** Opening INPUT DATA block **

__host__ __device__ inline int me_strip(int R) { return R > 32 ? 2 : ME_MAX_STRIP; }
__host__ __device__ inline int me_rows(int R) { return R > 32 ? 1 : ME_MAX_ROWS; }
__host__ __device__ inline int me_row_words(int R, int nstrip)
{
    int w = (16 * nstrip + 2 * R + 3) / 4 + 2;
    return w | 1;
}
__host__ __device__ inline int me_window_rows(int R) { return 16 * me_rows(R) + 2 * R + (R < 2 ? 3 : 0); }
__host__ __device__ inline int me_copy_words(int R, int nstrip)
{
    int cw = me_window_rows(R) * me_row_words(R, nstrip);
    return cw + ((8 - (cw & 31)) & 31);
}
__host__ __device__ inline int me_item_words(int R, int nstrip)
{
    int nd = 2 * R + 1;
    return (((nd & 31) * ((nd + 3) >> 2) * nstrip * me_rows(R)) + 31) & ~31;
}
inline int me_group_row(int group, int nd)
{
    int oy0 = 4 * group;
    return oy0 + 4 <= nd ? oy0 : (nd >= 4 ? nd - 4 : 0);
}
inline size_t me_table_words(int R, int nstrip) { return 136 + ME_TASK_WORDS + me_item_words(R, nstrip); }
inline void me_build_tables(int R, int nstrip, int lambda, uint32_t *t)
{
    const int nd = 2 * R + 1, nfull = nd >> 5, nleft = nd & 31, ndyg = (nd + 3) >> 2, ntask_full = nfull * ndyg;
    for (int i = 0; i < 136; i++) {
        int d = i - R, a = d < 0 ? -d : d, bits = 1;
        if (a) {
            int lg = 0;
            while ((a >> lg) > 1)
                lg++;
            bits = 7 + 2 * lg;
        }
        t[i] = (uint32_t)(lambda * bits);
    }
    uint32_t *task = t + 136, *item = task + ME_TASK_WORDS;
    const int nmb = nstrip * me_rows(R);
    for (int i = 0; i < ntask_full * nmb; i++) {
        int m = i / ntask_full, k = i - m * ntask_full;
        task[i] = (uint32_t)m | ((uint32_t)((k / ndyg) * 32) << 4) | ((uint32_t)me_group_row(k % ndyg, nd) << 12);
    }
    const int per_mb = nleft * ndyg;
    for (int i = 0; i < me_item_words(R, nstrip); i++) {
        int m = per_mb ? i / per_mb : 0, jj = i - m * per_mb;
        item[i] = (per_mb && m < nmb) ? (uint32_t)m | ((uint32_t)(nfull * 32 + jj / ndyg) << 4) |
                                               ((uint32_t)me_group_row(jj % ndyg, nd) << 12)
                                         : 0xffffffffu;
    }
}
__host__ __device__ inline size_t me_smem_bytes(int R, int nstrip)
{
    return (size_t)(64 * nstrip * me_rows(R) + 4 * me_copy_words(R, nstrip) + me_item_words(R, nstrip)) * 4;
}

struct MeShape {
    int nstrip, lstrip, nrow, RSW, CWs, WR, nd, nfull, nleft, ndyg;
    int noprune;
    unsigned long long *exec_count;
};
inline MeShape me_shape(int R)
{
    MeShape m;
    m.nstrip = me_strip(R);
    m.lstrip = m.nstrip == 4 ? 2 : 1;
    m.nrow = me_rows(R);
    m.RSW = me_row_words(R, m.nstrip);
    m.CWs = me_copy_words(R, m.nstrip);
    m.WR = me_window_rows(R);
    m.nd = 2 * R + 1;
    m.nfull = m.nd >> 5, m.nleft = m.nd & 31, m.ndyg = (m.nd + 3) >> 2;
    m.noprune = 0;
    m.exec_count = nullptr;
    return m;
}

** Closing INPUT DATA block **
** Opening INPUT DATA block **

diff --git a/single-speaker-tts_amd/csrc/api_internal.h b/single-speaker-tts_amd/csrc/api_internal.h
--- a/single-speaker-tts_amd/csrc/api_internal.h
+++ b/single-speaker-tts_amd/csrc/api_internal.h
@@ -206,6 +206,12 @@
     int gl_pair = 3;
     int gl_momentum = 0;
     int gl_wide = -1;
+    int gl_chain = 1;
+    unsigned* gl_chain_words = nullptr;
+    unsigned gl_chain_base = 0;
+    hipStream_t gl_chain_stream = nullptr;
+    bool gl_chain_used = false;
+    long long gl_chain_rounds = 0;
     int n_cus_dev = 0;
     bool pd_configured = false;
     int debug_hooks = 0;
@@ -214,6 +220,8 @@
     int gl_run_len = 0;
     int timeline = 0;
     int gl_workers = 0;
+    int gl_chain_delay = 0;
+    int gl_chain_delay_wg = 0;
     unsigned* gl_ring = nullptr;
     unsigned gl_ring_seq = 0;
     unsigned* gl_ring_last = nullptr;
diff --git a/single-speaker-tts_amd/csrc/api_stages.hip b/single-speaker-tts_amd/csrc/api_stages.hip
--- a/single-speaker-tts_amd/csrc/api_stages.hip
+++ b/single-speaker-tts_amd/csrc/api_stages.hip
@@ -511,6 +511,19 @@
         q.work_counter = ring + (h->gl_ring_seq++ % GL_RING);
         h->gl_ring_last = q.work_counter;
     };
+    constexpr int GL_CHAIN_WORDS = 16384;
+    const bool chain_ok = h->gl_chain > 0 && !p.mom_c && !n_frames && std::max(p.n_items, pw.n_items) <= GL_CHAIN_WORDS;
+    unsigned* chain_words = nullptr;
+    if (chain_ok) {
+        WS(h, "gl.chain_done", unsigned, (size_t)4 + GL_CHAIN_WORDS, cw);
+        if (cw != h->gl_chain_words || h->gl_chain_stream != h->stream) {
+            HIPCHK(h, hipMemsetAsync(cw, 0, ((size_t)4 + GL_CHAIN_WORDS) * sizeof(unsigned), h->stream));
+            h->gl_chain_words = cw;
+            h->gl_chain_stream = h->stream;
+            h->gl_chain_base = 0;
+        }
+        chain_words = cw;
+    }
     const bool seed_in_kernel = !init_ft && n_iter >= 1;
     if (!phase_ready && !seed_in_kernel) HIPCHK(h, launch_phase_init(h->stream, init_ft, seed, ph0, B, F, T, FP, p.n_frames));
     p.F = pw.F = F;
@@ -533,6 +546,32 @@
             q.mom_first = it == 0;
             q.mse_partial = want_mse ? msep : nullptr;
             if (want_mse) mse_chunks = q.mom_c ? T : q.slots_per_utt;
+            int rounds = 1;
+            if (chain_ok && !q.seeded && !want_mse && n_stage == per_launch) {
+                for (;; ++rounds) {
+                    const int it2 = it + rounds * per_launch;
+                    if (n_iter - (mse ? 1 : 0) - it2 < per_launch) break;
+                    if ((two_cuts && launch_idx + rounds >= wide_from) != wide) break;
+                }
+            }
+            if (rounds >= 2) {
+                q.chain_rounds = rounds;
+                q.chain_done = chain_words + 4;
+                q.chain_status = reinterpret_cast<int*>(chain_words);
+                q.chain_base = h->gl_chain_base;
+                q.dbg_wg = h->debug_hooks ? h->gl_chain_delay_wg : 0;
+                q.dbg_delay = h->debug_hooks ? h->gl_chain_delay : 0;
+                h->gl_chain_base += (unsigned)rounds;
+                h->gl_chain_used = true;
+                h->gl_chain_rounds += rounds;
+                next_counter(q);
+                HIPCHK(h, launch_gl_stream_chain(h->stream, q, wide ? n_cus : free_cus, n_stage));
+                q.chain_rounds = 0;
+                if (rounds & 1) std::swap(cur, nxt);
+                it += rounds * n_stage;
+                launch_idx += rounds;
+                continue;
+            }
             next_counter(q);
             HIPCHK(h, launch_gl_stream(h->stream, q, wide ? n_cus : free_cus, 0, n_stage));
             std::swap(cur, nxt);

** Closing INPUT DATA block **
** Opening INPUT DATA block **

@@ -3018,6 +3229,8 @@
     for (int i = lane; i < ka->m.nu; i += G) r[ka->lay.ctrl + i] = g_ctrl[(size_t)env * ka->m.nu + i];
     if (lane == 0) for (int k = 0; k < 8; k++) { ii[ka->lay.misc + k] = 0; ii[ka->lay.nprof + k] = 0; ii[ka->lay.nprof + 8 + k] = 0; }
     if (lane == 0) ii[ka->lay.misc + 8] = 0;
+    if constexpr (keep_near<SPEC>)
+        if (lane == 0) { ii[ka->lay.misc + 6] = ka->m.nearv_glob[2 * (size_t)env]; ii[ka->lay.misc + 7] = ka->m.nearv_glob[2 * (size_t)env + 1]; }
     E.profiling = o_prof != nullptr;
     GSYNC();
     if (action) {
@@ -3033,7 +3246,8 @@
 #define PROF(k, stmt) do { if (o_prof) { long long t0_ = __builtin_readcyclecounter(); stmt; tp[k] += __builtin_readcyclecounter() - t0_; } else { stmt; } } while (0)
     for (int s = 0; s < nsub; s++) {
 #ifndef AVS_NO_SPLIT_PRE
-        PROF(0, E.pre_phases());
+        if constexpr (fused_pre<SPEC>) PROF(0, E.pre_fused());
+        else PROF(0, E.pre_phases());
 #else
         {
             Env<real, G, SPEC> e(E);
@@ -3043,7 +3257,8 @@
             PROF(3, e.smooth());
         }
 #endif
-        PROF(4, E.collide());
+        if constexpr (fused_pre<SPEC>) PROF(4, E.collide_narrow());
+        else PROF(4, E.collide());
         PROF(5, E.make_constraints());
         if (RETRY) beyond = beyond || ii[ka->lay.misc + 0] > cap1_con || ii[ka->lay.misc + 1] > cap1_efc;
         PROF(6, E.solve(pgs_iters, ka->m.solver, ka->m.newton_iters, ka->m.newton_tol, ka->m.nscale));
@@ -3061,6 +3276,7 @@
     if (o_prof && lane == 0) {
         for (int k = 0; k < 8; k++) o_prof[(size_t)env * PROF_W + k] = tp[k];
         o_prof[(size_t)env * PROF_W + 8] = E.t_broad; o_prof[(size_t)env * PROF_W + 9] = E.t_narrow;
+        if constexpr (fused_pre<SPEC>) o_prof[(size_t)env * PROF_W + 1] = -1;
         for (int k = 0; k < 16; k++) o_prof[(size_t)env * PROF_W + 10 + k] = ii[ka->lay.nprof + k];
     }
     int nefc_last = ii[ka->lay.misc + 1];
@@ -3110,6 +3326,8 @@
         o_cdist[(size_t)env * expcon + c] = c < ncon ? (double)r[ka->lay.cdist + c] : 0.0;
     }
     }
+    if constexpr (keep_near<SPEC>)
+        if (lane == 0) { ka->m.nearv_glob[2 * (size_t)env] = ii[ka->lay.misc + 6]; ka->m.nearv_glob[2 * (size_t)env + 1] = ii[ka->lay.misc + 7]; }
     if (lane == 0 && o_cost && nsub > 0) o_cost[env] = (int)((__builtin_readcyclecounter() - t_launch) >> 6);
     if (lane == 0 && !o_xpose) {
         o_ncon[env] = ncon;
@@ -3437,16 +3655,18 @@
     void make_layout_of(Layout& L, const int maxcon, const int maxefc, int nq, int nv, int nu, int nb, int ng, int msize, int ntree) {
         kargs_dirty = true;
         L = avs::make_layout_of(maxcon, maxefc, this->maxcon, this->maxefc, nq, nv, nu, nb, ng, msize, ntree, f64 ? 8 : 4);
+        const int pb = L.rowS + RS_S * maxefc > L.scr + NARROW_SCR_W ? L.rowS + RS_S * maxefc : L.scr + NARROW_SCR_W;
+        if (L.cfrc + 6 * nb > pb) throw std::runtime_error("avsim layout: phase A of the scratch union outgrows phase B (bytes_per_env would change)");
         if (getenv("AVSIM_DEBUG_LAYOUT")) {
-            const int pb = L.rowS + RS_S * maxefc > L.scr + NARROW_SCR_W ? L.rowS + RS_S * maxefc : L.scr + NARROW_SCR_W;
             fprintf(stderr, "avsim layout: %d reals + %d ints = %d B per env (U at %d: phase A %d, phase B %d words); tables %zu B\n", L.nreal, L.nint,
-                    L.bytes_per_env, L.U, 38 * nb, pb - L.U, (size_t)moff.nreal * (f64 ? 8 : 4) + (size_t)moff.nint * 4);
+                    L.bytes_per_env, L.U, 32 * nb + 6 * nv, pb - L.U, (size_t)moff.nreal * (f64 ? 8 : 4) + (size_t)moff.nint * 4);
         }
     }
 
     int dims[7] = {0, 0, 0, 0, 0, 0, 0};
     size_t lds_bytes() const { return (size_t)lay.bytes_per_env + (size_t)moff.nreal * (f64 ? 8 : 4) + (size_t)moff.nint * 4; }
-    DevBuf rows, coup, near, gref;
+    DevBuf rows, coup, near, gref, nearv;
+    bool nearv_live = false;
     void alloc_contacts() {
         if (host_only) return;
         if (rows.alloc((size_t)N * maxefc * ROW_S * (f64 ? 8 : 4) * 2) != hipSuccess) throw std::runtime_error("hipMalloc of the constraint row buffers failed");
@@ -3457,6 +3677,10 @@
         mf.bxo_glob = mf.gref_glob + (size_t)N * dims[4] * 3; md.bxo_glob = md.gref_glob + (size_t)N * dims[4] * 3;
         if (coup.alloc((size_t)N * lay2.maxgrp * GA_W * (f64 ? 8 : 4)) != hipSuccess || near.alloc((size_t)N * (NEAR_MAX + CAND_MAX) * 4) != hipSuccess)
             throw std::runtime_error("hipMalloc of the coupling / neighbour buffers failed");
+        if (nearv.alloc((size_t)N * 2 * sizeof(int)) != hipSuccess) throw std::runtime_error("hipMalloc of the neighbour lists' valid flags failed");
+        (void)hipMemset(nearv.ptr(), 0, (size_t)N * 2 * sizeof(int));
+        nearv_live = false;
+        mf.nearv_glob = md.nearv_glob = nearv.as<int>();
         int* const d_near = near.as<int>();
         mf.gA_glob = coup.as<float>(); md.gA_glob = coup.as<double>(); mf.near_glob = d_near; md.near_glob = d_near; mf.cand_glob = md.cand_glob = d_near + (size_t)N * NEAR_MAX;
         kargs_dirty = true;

** Closing INPUT DATA block **

### YOUR OBJECTIVE
The word "neighbour" is the filter: copy every line of the listing above that contains it.

### ANSWER SECTION
             throw std::runtime_error("hipMalloc of the coupling / neighbour buffers failed");
+        if (nearv.alloc((size_t)N * 2 * sizeof(int)) != hipSuccess) throw std::runtime_error("hipMalloc of the neighbour lists' valid flags failed");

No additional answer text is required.